_TASK ITEM_
Only the lines below starting at the one that contains "const uint32_t ov" and ending at the one that contains "cLo = rdlane(tlo, cnt" are to be reproduced, exactly and with both ends kept.

Dataset entries:
template <bool TAX>
__device__ __forceinline__ void gw_sorted_scan(const uint32_t* __restrict__ g, const uint32_t first, const uint32_t end, const uint32_t D,
                                               const DeviceTable& tab, const uint32_t* __restrict__ taxkey, const uint32_t K, uint32_t* ring,
                                               const uint32_t lane, LaneCand (&top)[kLaneK], uint32_t (&toptax)[kLaneK])
{
    uint32_t cT = 0xFFFFFFFFu, cHits = 0, cBeg = 0, cEnd = 0, cLo = 0, cHi = 0;
    uint32_t lowFst = 0;
    uint32_t gnext = first + lane < end ? g[first + lane] : 0xFFFFFFFFu;
    uint32_t dnext = gnext != 0xFFFFFFFFu ? tab.gwDir[gnext >> tab.gwDirShift] : 0u;
    for (uint32_t base = first; base < end; base += 64) {
        const uint32_t cnt = min(64u, end - base), ei = base + lane;
        const bool valid = lane < cnt;
        const uint32_t gi = gnext, di = dnext;
        gnext = ei + 64u < end ? g[ei + 64u] : 0xFFFFFFFFu;
        ring[ei & 127u] = gi;
        wave_lds_sync();
        const uint32_t want = gi - D;
        const uint32_t rlo = base >= first + 64u ? base - 64u : first;
        uint32_t lo = 0, hi = 0;
        bool glob = false;
        if (valid) {
            if (lowFst >= rlo) { lo = lowFst; hi = ei; }
            else if (ring[rlo & 127u] < want) { lo = rlo + 1u; hi = ei; }
            else { lo = lowFst; hi = rlo; glob = true; }
        }
        while (__ballot(!glob && lo < hi)) {
            const uint32_t mid = (lo + hi) >> 1;
            if (!glob && lo < hi) { if (ring[mid & 127u] < want) lo = mid + 1u; else hi = mid; }
        }
        while (__ballot(glob && lo < hi)) {
            const uint32_t mid = (lo + hi) >> 1;
            if (glob && lo < hi) { if (g[mid] < want) lo = mid + 1u; else hi = mid; }
        }
        const uint32_t fst = lo;
        const uint32_t gf = !valid ? 0u : fst >= rlo ? ring[fst & 127u] : g[fst];
        lowFst = rdlane(fst, cnt - 1u);
        uint32_t t = 0xFFFFFFFFu, tlo = 0, thi = 0;
        const bool inCur = cT != 0xFFFFFFFFu && (gi - cLo) < (cHi - cLo);
        if (valid) {
            if (inCur) { t = cT; tlo = cLo; thi = cHi; }
            else {
                t = di;
                const uint32_t b0 = tab.gwBase[t], b1 = tab.gwBase[t + 1], b2 = tab.gwBase[min(t + 2, tab.gwTargets)];
                tlo = b0; thi = b1;
                if (gi >= b1) { ++t; tlo = b1; thi = b2; }
                while (gi >= thi) { ++t; tlo = thi; thi = tab.gwBase[t + 1]; }
            }
        }
        if (cT != 0xFFFFFFFFu && rdlane(t, 0) != cT && lane == 0) {
            LaneCand c; c.tgt = cT; c.hits = cHits; c.beg = cBeg; c.end = cEnd;
            top_insert(top, toptax, c, K, TAX ? taxkey : nullptr, 0xFFFFFFFFu);
        }
        uint32_t val = valid ? (((ei - fst + 1u) << 6) | (63u - lane)) : 0u;
#pragma unroll
        for (uint32_t d = 1; d < 64; d <<= 1) {
            const uint32_t ov = (uint32_t)__shfl_up((int)val, d), ot = (uint32_t)__shfl_up((int)t, d);
            if (lane >= d && ot == t) val = max(val, ov);
        }
        const uint32_t tnext = (uint32_t)__shfl_down((int)t, 1);
        const bool tail = valid && (lane + 1u >= cnt || tnext != t);
        const uint32_t wl = 63u - (val & 63u);
        LaneCand c; c.tgt = t; c.hits = val >> 6;
        c.beg = (uint32_t)__shfl((int)gf, (int)wl) - tlo; c.end = (uint32_t)__shfl((int)gi, (int)wl) - tlo;
        if (t == cT && cHits >= c.hits) { c.hits = cHits; c.beg = cBeg; c.end = cEnd; }
        const bool last = base + 64u >= end;
        if (tail && (last || lane + 1u < cnt)) top_insert(top, toptax, c, K, TAX ? taxkey : nullptr, 0xFFFFFFFFu);
        cT = rdlane(c.tgt, cnt - 1u); cHits = rdlane(c.hits, cnt - 1u); cBeg = rdlane(c.beg, cnt - 1u); cEnd = rdlane(c.end, cnt - 1u);
        cLo = rdlane(tlo, cnt - 1u); cHi = rdlane(thi, cnt - 1u);
        dnext = gnext != 0xFFFFFFFFu ? tab.gwDir[gnext >> tab.gwDirShift] : 0u;
    }
    wave_lds_sync();
}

_REPLY_
            const uint32_t ov = (uint32_t)__shfl_up((int)val, d), ot = (uint32_t)__shfl_up((int)t, d);
            if (lane >= d && ot == t) val = max(val, ov);
        }
        const uint32_t tnext = (uint32_t)__shfl_down((int)t, 1);
        const bool tail = valid && (lane + 1u >= cnt || tnext != t);
        const uint32_t wl = 63u - (val & 63u);
        LaneCand c; c.tgt = t; c.hits = val >> 6;
        c.beg = (uint32_t)__shfl((int)gf, (int)wl) - tlo; c.end = (uint32_t)__shfl((int)gi, (int)wl) - tlo;
        if (t == cT && cHits >= c.hits) { c.hits = cHits; c.beg = cBeg; c.end = cEnd; }
        const bool last = base + 64u >= end;
        if (tail && (last || lane + 1u < cnt)) top_insert(top, toptax, c, K, TAX ? taxkey : nullptr, 0xFFFFFFFFu);
        cT = rdlane(c.tgt, cnt - 1u); cHits = rdlane(c.hits, cnt - 1u); cBeg = rdlane(c.beg, cnt - 1u); cEnd = rdlane(c.end, cnt - 1u);
        cLo = rdlane(tlo, cnt - 1u); cHi = rdlane(thi, cnt - 1u);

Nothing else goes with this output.